Sarah White reports.

Known as the "pearl of Russia" to its residents, the southern federal district is one of the country’s regions which has had the most to celebrate recently. While the area is a popular holiday destination with Muscovites — the southern district sits between the Black Sea to the west and the Caspian Sea to the east and boasts a benign climate and attractive landscapes — it grabbed the world’s attention last year when the southern city of Sochi won the bid to host the 2014 Winter Olympic and Paralympic Games.

The region has been in the world’s spotlight before. Of the 13 federal subjects it is divided into — a subject is sub-division within a district — one is the Republic of Chechnya, which has been at war with Russia off and on since it unilaterally declared independence in 1991.

But while Chechnya is still a no-go for investors, the rest of the region presents a very different story.

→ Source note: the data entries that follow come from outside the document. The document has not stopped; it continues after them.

template <int K, typename C>
__device__ void try_donate(const ScanArgs &A, const SLds<K, C> &S, int depth, int b, int32_t *dst, int &nd) {
    constexpr uint32_t PHASE = SLds<K, C>::PHASE_BIT, DON = SLds<K, C>::PHASE_BIT;
    const int ln = lane_id_here();
    int old = 0;
    if (ln == 0) old = add_agent(&A.split->want, -1);
    if (uniform_i32(old) <= 0) {
        if (ln == 0) add_agent(&A.split->want, 1);
        return;
    }
    int j = -1;
    for (int d0 = 0; d0 < depth; d0 += 64) {
        const int d = d0 + ln;
        const bool open = d < depth && !((uint32_t)S.fvar[d] & PHASE) && !((uint32_t)S.ftrail[d] & DON);
        const uint64_t mk = __ballot(open);
        if (mk) {
            j = d0 + __builtin_ctzll(mk);
            break;
        }
    }
    int s = -1;
    if (j >= 0 && nd < A.split->dstack_cap) {
        uint32_t x = 0;
        if (ln == 0) x = add_agent(&A.split->pub, 1u);
        x = uniform_u32(x);
        if (x < (uint32_t)A.split->slot_cap) s = (int)x;
    }
    if (s < 0) {
        if (ln == 0) add_agent(&A.split->want, 1);
        return;
// ... 218 lines not shown
            bool leaf = false;
            Choice r{0, 0u};
            ph.mark(PH_OTHER);
            const int nact = scan_counts<K>(S, mpad);
            ph.mark(PH_COUNTS);
            if (nact == 0) {
                leaf = true;
            } else {
                r = choose<K>(S, n, mpad);
                if (r.npure == 0 && r.best_var == 0u) leaf = true;
            }
            ph.mark(PH_CHOOSE);
            if (!leaf && r.npure > 0) {
                tl = assign_pures<K>(S, r.npure, tl);
                ph.mark(PH_PURE);
                c.pures += (uint32_t)r.npure;
                ++c.nodes;
            } else if (!leaf) {
                const uint32_t v = r.best_var;
                ep = next_decision_epoch<K>(S, n, ep);
                if (ln == 0) {
                    S.fvar[depth] = (C)v;
                    S.ftrail[depth] = (C)tl;
                    assign_decision<K>(S, tl, v << 1, ep);
                }
                ++depth;
                ++c.decisions;
                ++c.nodes;
                nu = 1;
                dec_round = true;
                state = ST_PROPAGATE;
                wave_sync();
            } else {
                if (is_task) {
                    const SlotRef me = slot_ref(A, task);
                    put_words(me.trail, S.trail, tl * (int)sizeof(C));
                    if (lane_id_here() == 0) st_agent(&me.h->model_len, tl);
                } else if (sols < A.sol_cap) {
                    store_assignment<K>(S, tl, A.sol_lits + ((int64_t)b * A.sol_cap + sols) * A.sol_stride);
                    if (ln == 0) A.sol_len[(int64_t)b * A.sol_cap + sols] = tl;
                }
                ++sols;
                if (A.max_solutions > 0 && sols >= A.max_solutions) {
                    status = SATMI_DPLL_STOPPED;
                    state = ST_DONE;
                } else {
                    state = ST_BACKTRACK;
                }
            }
        }
        if (!SPLIT && state == ST_BACKTRACK) {
            state = ST_DONE;
            int top = depth - 1;
            while (top >= 0 && (uniform_u32(S.fvar[top]) & SLds<K, C>::PHASE_BIT)) --top;
            depth = top + 1;
            if (top >= 0) {
                const uint32_t fv = uniform_u32(S.fvar[top]);
                const int ft = (int)uniform_u32(S.ftrail[top]);
                for (int i = ft + lane_id_here(); i < tl; i += 64) lv_clear(S.lv, S.trail[i] >> 1);
                tl = ft;
                ep = next_decision_epoch<K>(S, n, ep);
                if (ln == 0) {
                    S.fvar[top] = (C)(fv | SLds<K, C>::PHASE_BIT);
                    assign_decision<K>(S, tl, (fv << 1) | 1u, ep);
                }
                ++c.decisions;
                ++c.nodes;
                nu = 1;
                dec_round = true;
                state = ST_PROPAGATE;
                wave_sync();
            }
        }
        if (SPLIT && state == ST_BACKTRACK) {
            state = ST_DONE;
            for (;;) {
                while (depth > 0 && (uniform_u32(S.fvar[depth - 1]) & SLds<K, C>::PHASE_BIT)) --depth;
                if (depth == 0) break;
                const int top = depth - 1;
                const uint32_t fv = uniform_u32(S.fvar[top]);
                const uint32_t ftw = uniform_u32(S.ftrail[top]);
                const int ft = (int)(ftw & ~DON);
                for (int i = ft + lane_id_here(); i < tl; i += 64) lv_clear(S.lv, S.trail[i] >> 1);
                tl = ft;
                wave_sync();
                if (ftw & DON) {
                    --nd;
                    const int s = uniform_i32(dst[nd]);
                    if (lane_id_here() == 0) S.ftrail[top] = (C)ft;
                    const int got = take_donation<K>(A, S, s, top, dst, nd, is_task ? task : -1, ctr, c, flushed,
                                                     t_start);
                    if (got == TAKE_HANDED) {
                        status = STATUS_HANDED;
                        break;
                    }
                    if (got == TAKE_CANCELLED) {
                        status = SATMI_DPLL_TIMEOUT;
                        break;
                    }
                    if (got != TAKE_LOCAL) {
                        const SlotRef r = slot_ref(A, s);
                        merge_counters(ctr, c, flushed, r.h);
                        if (got == TAKE_UNSAT) {
                            --depth;
                            continue;
                        }
                        deliver_model<C>(A, b, is_task ? task : -1, r.trail, uniform_i32(r.h->model_len));
                        sols = 1;
                        status = SATMI_DPLL_STOPPED;
                        break;
                    }
                }
                ep = next_decision_epoch<K>(S, n, ep);
                if (ln == 0) {
                    S.fvar[top] = (C)(fv | SLds<K, C>::PHASE_BIT);
                    assign_decision<K>(S, tl, (fv << 1) | 1u, ep);
                }
                ++c.decisions;
                ++c.nodes;
                nu = 1;
                dec_round = true;
                state = ST_PROPAGATE;
                wave_sync();
                break;
            }
        }
        if (__builtin_expect(c.nodes >= next_event, 0) && state != ST_DONE) {
            if (SPL) {
                if (is_task && uniform_u32(ld_agent(&slot_ref(A, task).f->cancel))) {
                    status = SATMI_DPLL_TIMEOUT;
                    state = ST_DONE;
                    continue;
                }
                if ((flushed || c.nodes >= SPL->warm) && uniform_i32(ld_agent(&SPL->want)) > 0)
                    try_donate<K>(A, S, depth, b, dst, nd);
            }
            if (!SPL || c.nodes >= next_flush) {
                const uint64_t total = flush_counters(ctr, c, flushed);
                if (A.node_limit > 0 && total > (uint64_t)A.node_limit) {
                    status = SATMI_DPLL_NODE_LIMIT;
                    state = ST_DONE;
                } else if (A.time_limit_ticks && __builtin_amdgcn_s_memrealtime() - t0 > A.time_limit_ticks) {
                    status = SATMI_DPLL_TIMEOUT;
                    state = ST_DONE;
                } else {
                    next_flush = next_event_after(A, total);
                }
            }
            next_event = SPL ? min(next_flush, c.nodes + SPLIT_CHECK_NODES) : next_flush;
        }
    }
#ifdef SATMI_PHASE_STAMPS
    ph.mark(PH_OTHER);
    if (!is_task && A.root_lits && A.sol_stride >= 48 && ln < 24)
        ((int64_t *)(A.root_lits + (int64_t)b * A.sol_stride))[ln] = (int64_t)(ln < 8 ? ph.acc[ln] : ph.cnt[ln - 8]);
#endif
    if (SPLIT && status == STATUS_HANDED) return false;
    if (SPLIT && nd > 0) cancel_donations(A, dst, nd);
    flush_counters(ctr, c, flushed);
    const int64_t ticks = (int64_t)(__builtin_amdgcn_s_memrealtime() - t_start);
    if (!is_task) {
        if (ln == 0) {
            A.status[b] = status;
            ctr[SATMI_CTR_SOLUTIONS] = sols;
            if (SPL) add_agent(&ctr[SATMI_CTR_TICKS], ticks);
            else ctr[SATMI_CTR_TICKS] = ticks;
        }
        return true;
    }
    if constexpr (SPLIT) {
        const SlotRef me = slot_ref(A, task);
        if (ln == 0) {
            st_agent(&me.h->status, status);
            st_agent(&ctr[SATMI_CTR_SOLUTIONS], sols);
            add_agent(&ctr[SATMI_CTR_TICKS], ticks);
        }
        asm volatile("s_waitcnt vmcnt(0)" ::: "memory");
        uint32_t prev = 0;
        if (ln == 0) prev = cas_agent(&me.f->state, slot_state(A, SL_RUNNING), slot_state(A, SL_DONE));
        if (uniform_u32(prev) != slot_state(A, SL_HANDED)) return false;
        acquire_agent();
        const int ctask = uniform_i32(me.h->cont_task), cdepth = uniform_i32(me.h->cont_depth);
        const int cnd = uniform_i32(me.h->cont_nd), tl0 = uniform_i32(me.h->tl0);
        int64_t *nctr = ctask >= 0 ? slot_ref(A, ctask).h->ctr : A.counters + (int64_t)b * SATMI_NCOUNTERS;
        if (ln == 0) {
            const int k[7] = {SATMI_CTR_NODES, SATMI_CTR_DECISIONS, SATMI_CTR_UNIT_PROPS, SATMI_CTR_PURE,
                              SATMI_CTR_CONFLICTS, SATMI_CTR_ROUNDS, SATMI_CTR_TICKS};
            for (int i = 0; i < 7; ++i) add_agent(&nctr[k[i]], ld_agent(&ctr[k[i]]));
        }
        uint32_t *cont = (uint32_t *)((unsigned char *)me.f + A.split->cont_off);
        const int fw = A.split->cont_fb / 4;
        for (int i = lane_id_here(); 4 * i < cdepth * (int)sizeof(C); i += 64) {
            ((uint32_t *)S.fvar)[i] = ld_agent(&cont[i]);
            ((uint32_t *)S.ftrail)[i] = ld_agent(&cont[fw + i]);
        }
        for (int i = lane_id_here(); i < cnd; i += 64) st_agent(&dst[i], (int32_t)ld_agent(&cont[2 * fw + i]));
        asm volatile("s_waitcnt vmcnt(0)" ::: "memory");
        acquire_agent();
        const int mine = status;
        task = ctask;
        is_task = ctask >= 0;
        ctr = nctr;
        flushed = true;
        depth = cdepth;
        nd = cnd;
        sols = 0;
        t_start = __builtin_amdgcn_s_memrealtime();
        next_flush = next_event_after(A, 0);
        next_event = min(next_flush, c.nodes + SPLIT_CHECK_NODES);
        if (mine == SATMI_DPLL_STOPPED) {
            deliver_model<C>(A, b, is_task ? task : -1, me.trail, uniform_i32(me.h->model_len));
            sols = 1;
            status = SATMI_DPLL_STOPPED;
            state = ST_DONE;
        } else if (mine != SATMI_DPLL_EXHAUSTED) {
            status = mine;
            state = ST_DONE;
        } else {
            for (int i = tl0 + lane_id_here(); i < tl; i += 64) lv_clear(S.lv, S.trail[i] >> 1);
            tl = tl0;
            status = SATMI_DPLL_EXHAUSTED;
            state = ST_BACKTRACK;
        }
        wave_sync();
        continue;
    }
    return false;
    }
}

The Russian government is planning to pour billions of dollars into developing Sochi, its surrounding area in the Krasnodar krai (territory) and beyond, in time for the Olympics. This is welcome news. Although the southern district as a whole is responsible for one fifth of Russia’s agricultural output, according to research from Bank Center-Invest, unemployment is higher here than in many regions and it has received little investment.

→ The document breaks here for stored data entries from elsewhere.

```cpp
struct ReadoutArgs {
    const el16_t* x;
    int n, ih, iw, cin;
    int iw_store;
    const int16_t* col_map;
    const float* wgt;
    const el16_t* wfrag;
    const float* bias;
    int cout;
    int oh, ow;
    int nearest;
    float* out;
    const uint4* row_tab;
    const uint4* col_tab;
};
hipError_t launch_readout(const ReadoutArgs& a, hipStream_t s);
hipError_t launch_readout_tables(const ReadoutArgs& a, hipStream_t s);
inline std::vector<float> pack_readout_weights(const float* w, int cin, int cout) {
    std::vector<float> pk((size_t)16 * cin * cout);
    for (int ci = 0; ci < cin; ++ci)
        for (int co = 0; co < cout; ++co)
            for (int t = 0; t < 16; ++t) pk[((size_t)t * cin + ci) * cout + co] = w[((size_t)ci * cout + co) * 16 + t];
    return pk;
}
inline std::vector<el16_t> pack_readout_frag(const std::vector<float>& pk, int cout) {
    std::vector<el16_t> wf((size_t)16 * 2 * 64 * 8, 0);
    for (int t = 0; t < 16; ++t)
        for (int h2 = 0; h2 < 2; ++h2)
            for (int lane = 0; lane < 64; ++lane) {
                const int m = lane & 15, kg = lane >> 4;
                for (int el = 0; el < 8; ++el)
                    if (m < cout)
                        wf[(((size_t)t * 2 + h2) * 64 + lane) * 8 + el] = f32_to_el16(pk[((size_t)t * 64 + h2 * 32 + kg * 8 + el) * cout + m]);
            }
    return wf;
}

hipError_t launch_cold_update(float* x_s, const float* x_cur, const float* x_next, long long count, hipStream_t s, float* copy = nullptr);
hipError_t launch_noisy_condition(float* out, const float* cond, const float* noise, float tau, long long count,
                                  int row_elems, uint32_t* rng_state, hipStream_t s);
#define DYF_RNG_STATE_WORDS 8

struct BcArgs {
    float* preds;
    int kind;
    int n_fields, rows, c, h, w, n_meta;
    const int* row_meta;
    const float* time_factor;
    int times_per_meta;
    const uint8_t* fixed_mask;
    const float* in_velocity;
    const float* vertex_y;
    const float* boundary;
};
hipError_t launch_boundary_conditions(const BcArgs& a, hipStream_t s);
hipError_t launch_nhwc_to_nchw_f32(const el16_t* src, int n, int h, int w, int w_store, int c, const int16_t* col_map,
                                   float* out, hipStream_t s);
hipError_t launch_rng_clone(uint32_t* dst, const uint32_t* src, uint32_t row_add, bool counters_only, hipStream_t s);
hipError_t launch_rng_begin_forward(uint32_t* rng_state, uint32_t* row_keys, int rows, int rows_per_fwd, hipStream_t s);
hipError_t launch_fill_f32(float* p, float v, long long count, hipStream_t s);
hipError_t launch_criterion_sum(const float* p, const float* t, long long count, int kind, double* sum, hipStream_t s);
constexpr int CRITERION_MAX_BLOCKS = 2048;
hipError_t launch_criterion_sum_det(const float* p, const float* t, long long count, int kind, double* partials, double* sum, hipStream_t s);
hipError_t launch_ensemble_metrics(const float* preds, const float* targets, int n_members, long long n_points, double* sums,
                                   hipStream_t s);
long long trajectory_metrics_blocks(int n_members, long long n_points);
hipError_t launch_trajectory_metrics(const float* const* preds_tab, const float* const* targets_tab, int n_segments, int n_members,
                                     long long n_points, long long member_stride, double* partials, double* out, double* accum,
                                     hipStream_t s);

hipError_t launch_gather_unpack(const float* recv, float* out, int world, int slots, int nb, int total_rows, long long row, hipStream_t s);
```

dyffusion_amd/csrc/kernels.hip:

```cpp
#include "kernels.h"

#include <cstdlib>

__device__ __forceinline__ float wave_sum(float v) {
#pragma unroll
    for (int off = 32; off > 0; off >>= 1) v += __shfl_xor(v, off, 64);
    return v;
}

__device__ __forceinline__ float block_sum(float v, float* scratch ) {
    v = wave_sum(v);
    const int lane = threadIdx.x & 63, wave = threadIdx.x >> 6, nw = (blockDim.x + 63) >> 6;
    __syncthreads();
    if (lane == 0) scratch[wave] = v;
    __syncthreads();
    float t = 0.0f;
    for (int i = 0; i < nw; ++i) t += scratch[i];
    return t;
}

__global__ void time_mlp_kernel(TimeMlpArgs a) {
    extern __shared__ float sh[];
    const int row = blockIdx.x, tdim = 2 * a.dim, half = a.dim / 2;
    const int dim = a.learned_w ? 2 * a.learned_half + 1 : a.dim;
// ... 1002 lines not shown
    }
#endif
}

__global__ void readout_tables_kernel(ReadoutArgs a, uint4* row_tab, uint4* col_tab) {
    const int t = blockIdx.x * blockDim.x + threadIdx.x;
    const int th = 2 * a.ih, tw = 2 * a.iw;
    if (t < a.oh) {
        int u0, u1;
        float lu;
        bilinear_coord(t, (float)th / (float)a.oh, th, u0, u1, lu, a.nearest != 0);
        int off[4];
        float w[4];
        for (int k = 0; k < 4; ++k) {
            const int par = (k + 1) & 1;
            w[k] = ((u0 & 1) == par ? 1.0f - lu : 0.0f) + ((u1 & 1) == par ? lu : 0.0f);
            const int u = (u1 & 1) == par ? u1 : u0;
            const int i = ((u + 1) >> 1) - (k >> 1);
            off[k] = (unsigned)i < (unsigned)a.ih ? i * a.iw_store * 128 : -1;
        }
        row_tab[2 * t] = make_uint4((unsigned)off[0], (unsigned)off[1], (unsigned)off[2], (unsigned)off[3]);
        row_tab[2 * t + 1] = make_uint4(__float_as_uint(w[0]), __float_as_uint(w[1]), __float_as_uint(w[2]), __float_as_uint(w[3]));
    }
    if (t < a.ow) {
        int v0, v1;
        float lv;
        bilinear_coord(t, (float)tw / (float)a.ow, tw, v0, v1, lv, a.nearest != 0);
        int off[4];
        float w[4];
        for (int k = 0; k < 4; ++k) {
            const int par = (k + 1) & 1;
            w[k] = ((v0 & 1) == par ? 1.0f - lv : 0.0f) + ((v1 & 1) == par ? lv : 0.0f);
            const int v = (v1 & 1) == par ? v1 : v0;
            const int j = ((v + 1) >> 1) - (k >> 1);
            int js = (unsigned)j < (unsigned)a.iw ? j : -1;
            if (js >= 0 && a.col_map) js = a.col_map[js];
            off[k] = js >= 0 ? js * 128 : -1;
        }
        col_tab[2 * t] = make_uint4((unsigned)off[0], (unsigned)off[1], (unsigned)off[2], (unsigned)off[3]);
        col_tab[2 * t + 1] = make_uint4(__float_as_uint(w[0]), __float_as_uint(w[1]), __float_as_uint(w[2]), __float_as_uint(w[3]));
    }
}

hipError_t launch_readout_tables(const ReadoutArgs& a, hipStream_t s) {
    const int n = a.oh > a.ow ? a.oh : a.ow;
    hipLaunchKernelGGL(readout_tables_kernel, dim3((n + 255) / 256), dim3(256), 0, s, a, (uint4*)a.row_tab, (uint4*)a.col_tab);
    return hipGetLastError();
}
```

A key part of the plan is to attract as much foreign direct investment into the region as possible. Infrastructure development is top of the agenda, and the marketing drive designed to encourage foreign businesses to take advantage of the investment opportunities is in full swing.

In the promotional packages backing Sochi’s Olympic bid, local residents of Sochi, as well as international celebrities such as tennis star Maria Sharapova, were called upon to give their testimonials as to how life in the region would be improved if long term infrastructure investment is provided.

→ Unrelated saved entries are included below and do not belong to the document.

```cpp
static int finish_group_ids(const CreateCtx& c, const SlotDomain& d) {
  pdx_groupby* gb = c.gb;
  Scratch& s = c.s;
  hipStream_t st = c.st;
  const int64_t n = c.n, nslots = d.nslots;
  gb->nslots = nslots;
  gb->slot_bits = ilog2((uint64_t)nslots);
  gb->gid_of_slot = gb->own<uint32_t>((size_t)nslots);
  uint32_t* occ_slot_tmp = s.get<uint32_t>((size_t)std::min<int64_t>(nslots, n + 2));
  uint32_t* occ_first_tmp = s.get<uint32_t>((size_t)std::min<int64_t>(nslots, n + 2));
  if (s.failed || !gb->gid_of_slot) return PDX_OOM;
  int64_t G = 0;
  PDX_TRY(compact_indices(nslots, OccPred{d.table, d.dense_first, d.region, d.null_slot},
                          OccEmit{d.table, d.dense_first, d.region, d.null_slot, occ_slot_tmp, occ_first_tmp}, &G, s, st));
  gb->G = G;
  gb->occ_slot = gb->own<uint32_t>((size_t)G);
  gb->gid_of_occ = gb->own<uint32_t>((size_t)G);
  gb->uniques = gb->own<int64_t>((size_t)G);
  gb->unique_ok = gb->own<uint8_t>((size_t)G);
  gb->first_rows = gb->own<int64_t>((size_t)G);
  if (s.failed || !gb->occ_slot || !gb->gid_of_occ || !gb->uniques || !gb->unique_ok || !gb->first_rows) return PDX_OOM;
  hipMemcpyAsync(gb->occ_slot, occ_slot_tmp, (size_t)G * sizeof(uint32_t), hipMemcpyDeviceToDevice, st);
  const bool rank_by_sort = G > ((int64_t)1 << 22) && G * 8 > n;
  const int g = grid_for(G, 256);
  if (rank_by_sort) {
    uint32_t* k0 = s.get<uint32_t>((size_t)G);
    uint32_t* v0 = s.get<uint32_t>((size_t)G);
    uint32_t* k1 = s.get<uint32_t>((size_t)G);
    uint32_t* v1 = s.get<uint32_t>((size_t)G);
    PDX_SCRATCH_CHECK(s);
    const uint32_t *ks = nullptr, *vs = nullptr;
    PDX_TRY(radix_sort_pairs<uint32_t>(occ_first_tmp, occ_slot_tmp, k0, v0, k1, v1, G, ilog2((uint64_t)n + 1) < 31 ? ilog2((uint64_t)n + 1) : 31, &ks, &vs, true,
                                       s, st));
    hipLaunchKernelGGL(k_assign_gids, dim3(g), dim3(256), 0, st, d.table, d.dense_min, d.dense_mask, gb->gid_of_slot, ks, vs, G, d.null_slot, gb->uniques,
                       gb->unique_ok, gb->first_rows, d.region);
    hipLaunchKernelGGL(k_gid_of_occ, dim3(g), dim3(256), 0, st, gb->gid_of_slot, gb->occ_slot, G, gb->gid_of_occ);
  } else {
    const int64_t nwords = (n + 63) >> 6, nrb = ceil_div(nwords, (int64_t)kRankWords);
    unsigned long long* bits = s.get<unsigned long long>((size_t)nwords);
    int64_t* block_pre = s.get<int64_t>((size_t)nrb);
    PDX_SCRATCH_CHECK(s);
    PDX_HIP(hipMemsetAsync(bits, 0, (size_t)nwords * sizeof(unsigned long long), st));
    hipLaunchKernelGGL(k_mark_first_rows, dim3(g), dim3(256), 0, st, occ_first_tmp, G, bits);
    hipLaunchKernelGGL(k_rank_block_counts, dim3(grid_for(nrb * kRankWords, 256)), dim3(256), 0, st, bits, nwords, nrb, block_pre);
    PDX_TRY((device_exclusive_scan<int64_t, SumOp>(block_pre, block_pre, nrb, (int64_t*)nullptr, s, st)));
    hipLaunchKernelGGL(k_assign_gids_ranked, dim3(g), dim3(256), 0, st, d.table, d.dense_min, d.dense_mask, gb->gid_of_slot, occ_first_tmp, occ_slot_tmp, G, bits,
                       block_pre, d.null_slot, gb->uniques, gb->unique_ok, gb->first_rows, d.region, gb->gid_of_occ);
  }
  return PDX_OK;
}
```

### pandasarrow_amd/csrc/gb_dense_slots.hpp

```cpp
#pragma once
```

The Olympics organising committee has held a forum with the Swiss business community and events in association with the British Embassy and British suppliers, such as the "UK trade and investment major sporting events seminar" in February this year.

And Sochi has also come to international attention through president Vladimir Putin who has chosen it on several occasions as a centre for conferences and summits. Earlier this month, Putin met US president George W. Bush in Sochi for talks about missile defence systems.

Being thrust into the international spotlight has meant that Sochi and the surrounding region might benefit more readily from direct international investment, in marked contrast to many of Russia’s other, more anonymous regions that desperately need the investment that has so far been slow to come.

PPP possibilities

Like any one of Russia’s regions, including Moscow and Saint Petersburg, Sochi needs better transport links, better social infrastructure like hospitals and a more reliable and extended electricity distribution grid. This is apart from any additional needs for the Olympic games such as sporting and tourism facilities.

As Oleg Pankratov, head of infrastructure at VTB Europe in London, explains, the time pressure Sochi is under to make these improvements before the Olympics means the Russian government will have to fund the games directly instead of employing the types of infrastructure financing more commonly used elsewhere, such as public private partnerships.

"Why do you think PPP is not being used even for the [2012] Olympics in London?" says Pankratov. "Although PPP can deliver better value for money, the structuring and tendering process can take a long time. "

But in areas which have not been fortunate enough to benefit from the whirlwind of publicity surrounding Sochi, attracting investment for infrastructure projects has been much slower.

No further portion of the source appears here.